## Exercise
Please restate each entry exactly, without skipping any.
:: Given entries
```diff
+    a.txn = (W + 31) / 32; a.tyn = (H + TH - 1) / TH;
+    a.ntiles = B * a.txn * a.tyn;
+    a.gbytes = (unsigned)((int64_t)B * Ho * Wo * Cout * 2);
+    a.xbytes = (unsigned)((int64_t)B * H * W * Cin * 2);
+    const int wgpc = Cin == 32 ? 2 : 1;
+    const int64_t nwg = std::min<int64_t>(((int64_t)a.ntiles + 7) / 8 * 8, 256 * wgpc);
+    const dim3 grid((unsigned)nwg), block(Cin / 32 * 256);
+    const double hw = (double)B * Ho * Wo;
+    const double flops = 2.0 * hw * Cout * Cin * 10.0;
+    const double bytes = 2.0 * hw * Cout * 2.0 + (double)B * H * W * Cin * 2.0 * (1 + (extra ? 1 : 0) + (mask ? 1 : 0)) + 10.0 * Cin * Cout * 2.0;
+    const char *name = dtype == DCF_F16 ? (Cin == 32 ? "conv_dgrad_f16<s2h32>" : "conv_dgrad_f16<s2h64>")
+                                        : (Cin == 32 ? "conv_dgrad_bf16<s2h32>" : "conv_dgrad_bf16<s2h64>");
+    hipStream_t s = S(stream);
+#define DCF_S2(T_)                                                                                                                 \
+    do {                                                                                                                           \
+        if (Cin == 32) DCF_LAUNCH_WB(name, flops, bytes, s, hipLaunchKernelGGL((k_conv_s2h_dgrad<T_, 32, 64, 16, 2>), grid, block, 0, s, a)); \
+        else DCF_LAUNCH_WB(name, flops, bytes, s, hipLaunchKernelGGL((k_conv_s2h_dgrad<T_, 64, 128, 8, 3>), grid, block, 0, s, a));          \
+    } while (0)
+    if (dtype == DCF_F16) DCF_S2(f16_t); else DCF_S2(bf16_t);
+#undef DCF_S2
+    return DCF_OK;
+}
diff --git a/deep_continuous_fusion_for_multi-sensor_3d_object_detection_amd/engine.py b/deep_continuous_fusion_for_multi-sensor_3d_object_detection_amd/engine.py
--- a/deep_continuous_fusion_for_multi-sensor_3d_object_detection_amd/engine.py
+++ b/deep_continuous_fusion_for_multi-sensor_3d_object_detection_amd/engine.py
@@ -6,6 +6,7 @@
 FUSION_INV = os.environ.get("DCF_FUSION_INV", "1")
 FUSED_SITE_MASK = os.environ.get("DCF_FUSED_SITE_MASK", "1") != "0"
 HALFRES_SHORTCUT = os.environ.get("DCF_HALFRES_SHORTCUT", "1") != "0"
+S2HEAD = os.environ.get("DCF_S2HEAD", "1") != "0"
 
 
 class ConvLayer(object):
@@ -99,6 +100,8 @@
             if not need_gx:
                 return None
             d, c = self.down, self.conv1
+            if S2HEAD and getattr(K, "s2head_ok", None) is not None and K.s2head_ok(c, d, tuple(x.shape)):
+                return K.s2head_dgrad(c, d, g1, dd, tuple(x.shape), extra, pm)
             if (extra is None and HALFRES_SHORTCUT and d.kh == 1 and d.kw == 1 and d.stride == 2 and d.pad == 0
                     and c.kh == 3 and c.stride == 2 and c.pad == 1):
                 return K.shortcut_dgrad(d, dd, c, g1, tuple(x.shape), pm)
diff --git a/deep_continuous_fusion_for_multi-sensor_3d_object_detection_amd/ops.py b/deep_continuous_fusion_for_multi-sensor_3d_object_detection_amd/ops.py
--- a/deep_continuous_fusion_for_multi-sensor_3d_object_detection_amd/ops.py
+++ b/deep_continuous_fusion_for_multi-sensor_3d_object_detection_amd/ops.py
@@ -98,6 +98,16 @@
         raise H.DcfError("conv2d_dgrad_halfres: resq %s does not sit on the even sub-grid of %s" % (tuple(resq.shape), tuple(in_shape)))
     gx = torch.empty((B, Hh, W, Cin), dtype=gy.dtype, device=gy.device)
     H.call("dcf_conv2d_dgrad_halfres", dtype, gy, wt, res, resq, mask, gx, B, Hh, W, Cin, Ho, Wo, Cout, kh, kw, stride, pad, H.stream_ptr())
+    return gx
+
+
+def conv2d_s2head_dgrad(dtype, g1, wt, dd, wdt, extra, in_shape, mask=None):
+    B, Hh, W, Cin = in_shape
+    _, Ho, Wo, Cout = g1.shape
+    if tuple(dd.shape) != tuple(g1.shape):
+        raise H.DcfError("conv2d_s2head_dgrad: dd %s and g1 %s differ" % (tuple(dd.shape), tuple(g1.shape)))
+    gx = torch.empty((B, Hh, W, Cin), dtype=g1.dtype, device=g1.device)
+    H.call("dcf_conv2d_s2head_dgrad", dtype, g1, wt, dd, wdt, extra, mask, gx, B, Hh, W, Cin, Ho, Wo, Cout, H.stream_ptr())
     return gx
 
 
diff --git a/include/dcf_hip.h b/include/dcf_hip.h
--- a/include/dcf_hip.h
+++ b/include/dcf_hip.h
@@ -84,6 +84,9 @@
 int dcf_conv2d_dgrad_halfres(int dtype, const void *gy, const void *wt, const void *res, const void *resq,
                              const void *mask, void *gx, int B, int H, int W, int Cin, int Ho, int Wo, int Cout,
                              int kh, int kw, int stride, int pad, dcf_stream_t stream);
+int dcf_conv2d_s2head_dgrad(int dtype, const void *g1, const void *wt, const void *dd, const void *wdt, const void *extra,
+                            const void *mask, void *gx, int B, int H, int W, int Cin, int Ho, int Wo, int Cout,
+                            dcf_stream_t stream);
 #define DCF_CHAIN_MAX_LAYERS 24
 typedef struct {
     const void *x, *w;
```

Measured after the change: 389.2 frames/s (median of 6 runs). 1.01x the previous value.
::::
## Result for this task
```diff
+    a.txn = (W + 31) / 32; a.tyn = (H + TH - 1) / TH;
+    a.ntiles = B * a.txn * a.tyn;
+    a.gbytes = (unsigned)((int64_t)B * Ho * Wo * Cout * 2);
+    a.xbytes = (unsigned)((int64_t)B * H * W * Cin * 2);
+    const int wgpc = Cin == 32 ? 2 : 1;
+    const int64_t nwg = std::min<int64_t>(((int64_t)a.ntiles + 7) / 8 * 8, 256 * wgpc);
+    const dim3 grid((unsigned)nwg), block(Cin / 32 * 256);
+    const double hw = (double)B * Ho * Wo;
+    const double flops = 2.0 * hw * Cout * Cin * 10.0;
+    const double bytes = 2.0 * hw * Cout * 2.0 + (double)B * H * W * Cin * 2.0 * (1 + (extra ? 1 : 0) + (mask ? 1 : 0)) + 10.0 * Cin * Cout * 2.0;
+    const char *name = dtype == DCF_F16 ? (Cin == 32 ? "conv_dgrad_f16<s2h32>" : "conv_dgrad_f16<s2h64>")
+                                        : (Cin == 32 ? "conv_dgrad_bf16<s2h32>" : "conv_dgrad_bf16<s2h64>");
+    hipStream_t s = S(stream);
+#define DCF_S2(T_)                                                                                                                 \
+    do {                                                                                                                           \
+        if (Cin == 32) DCF_LAUNCH_WB(name, flops, bytes, s, hipLaunchKernelGGL((k_conv_s2h_dgrad<T_, 32, 64, 16, 2>), grid, block, 0, s, a)); \
+        else DCF_LAUNCH_WB(name, flops, bytes, s, hipLaunchKernelGGL((k_conv_s2h_dgrad<T_, 64, 128, 8, 3>), grid, block, 0, s, a));          \
+    } while (0)
+    if (dtype == DCF_F16) DCF_S2(f16_t); else DCF_S2(bf16_t);
+#undef DCF_S2
+    return DCF_OK;
+}
diff --git a/deep_continuous_fusion_for_multi-sensor_3d_object_detection_amd/engine.py b/deep_continuous_fusion_for_multi-sensor_3d_object_detection_amd/engine.py
--- a/deep_continuous_fusion_for_multi-sensor_3d_object_detection_amd/engine.py
+++ b/deep_continuous_fusion_for_multi-sensor_3d_object_detection_amd/engine.py
@@ -6,6 +6,7 @@
 FUSION_INV = os.environ.get("DCF_FUSION_INV", "1")
 FUSED_SITE_MASK = os.environ.get("DCF_FUSED_SITE_MASK", "1") != "0"
 HALFRES_SHORTCUT = os.environ.get("DCF_HALFRES_SHORTCUT", "1") != "0"
+S2HEAD = os.environ.get("DCF_S2HEAD", "1") != "0"
 
 
 class ConvLayer(object):
@@ -99,6 +100,8 @@
             if not need_gx:
                 return None
             d, c = self.down, self.conv1
+            if S2HEAD and getattr(K, "s2head_ok", None) is not None and K.s2head_ok(c, d, tuple(x.shape)):
+                return K.s2head_dgrad(c, d, g1, dd, tuple(x.shape), extra, pm)
             if (extra is None and HALFRES_SHORTCUT and d.kh == 1 and d.kw == 1 and d.stride == 2 and d.pad == 0
                     and c.kh == 3 and c.stride == 2 and c.pad == 1):
                 return K.shortcut_dgrad(d, dd, c, g1, tuple(x.shape), pm)
diff --git a/deep_continuous_fusion_for_multi-sensor_3d_object_detection_amd/ops.py b/deep_continuous_fusion_for_multi-sensor_3d_object_detection_amd/ops.py
--- a/deep_continuous_fusion_for_multi-sensor_3d_object_detection_amd/ops.py
+++ b/deep_continuous_fusion_for_multi-sensor_3d_object_detection_amd/ops.py
@@ -98,6 +98,16 @@
         raise H.DcfError("conv2d_dgrad_halfres: resq %s does not sit on the even sub-grid of %s" % (tuple(resq.shape), tuple(in_shape)))
     gx = torch.empty((B, Hh, W, Cin), dtype=gy.dtype, device=gy.device)
     H.call("dcf_conv2d_dgrad_halfres", dtype, gy, wt, res, resq, mask, gx, B, Hh, W, Cin, Ho, Wo, Cout, kh, kw, stride, pad, H.stream_ptr())
+    return gx
+
+
+def conv2d_s2head_dgrad(dtype, g1, wt, dd, wdt, extra, in_shape, mask=None):
+    B, Hh, W, Cin = in_shape
+    _, Ho, Wo, Cout = g1.shape
+    if tuple(dd.shape) != tuple(g1.shape):
+        raise H.DcfError("conv2d_s2head_dgrad: dd %s and g1 %s differ" % (tuple(dd.shape), tuple(g1.shape)))
+    gx = torch.empty((B, Hh, W, Cin), dtype=g1.dtype, device=g1.device)
+    H.call("dcf_conv2d_s2head_dgrad", dtype, g1, wt, dd, wdt, extra, mask, gx, B, Hh, W, Cin, Ho, Wo, Cout, H.stream_ptr())
     return gx
 
 
diff --git a/include/dcf_hip.h b/include/dcf_hip.h
--- a/include/dcf_hip.h
+++ b/include/dcf_hip.h
@@ -84,6 +84,9 @@
 int dcf_conv2d_dgrad_halfres(int dtype, const void *gy, const void *wt, const void *res, const void *resq,
                              const void *mask, void *gx, int B, int H, int W, int Cin, int Ho, int Wo, int Cout,
                              int kh, int kw, int stride, int pad, dcf_stream_t stream);
+int dcf_conv2d_s2head_dgrad(int dtype, const void *g1, const void *wt, const void *dd, const void *wdt, const void *extra,
+                            const void *mask, void *gx, int B, int H, int W, int Cin, int Ho, int Wo, int Cout,
+                            dcf_stream_t stream);
 #define DCF_CHAIN_MAX_LAYERS 24
 typedef struct {
     const void *x, *w;
```

Measured after the change: 389.2 frames/s (median of 6 runs). 1.01x the previous value.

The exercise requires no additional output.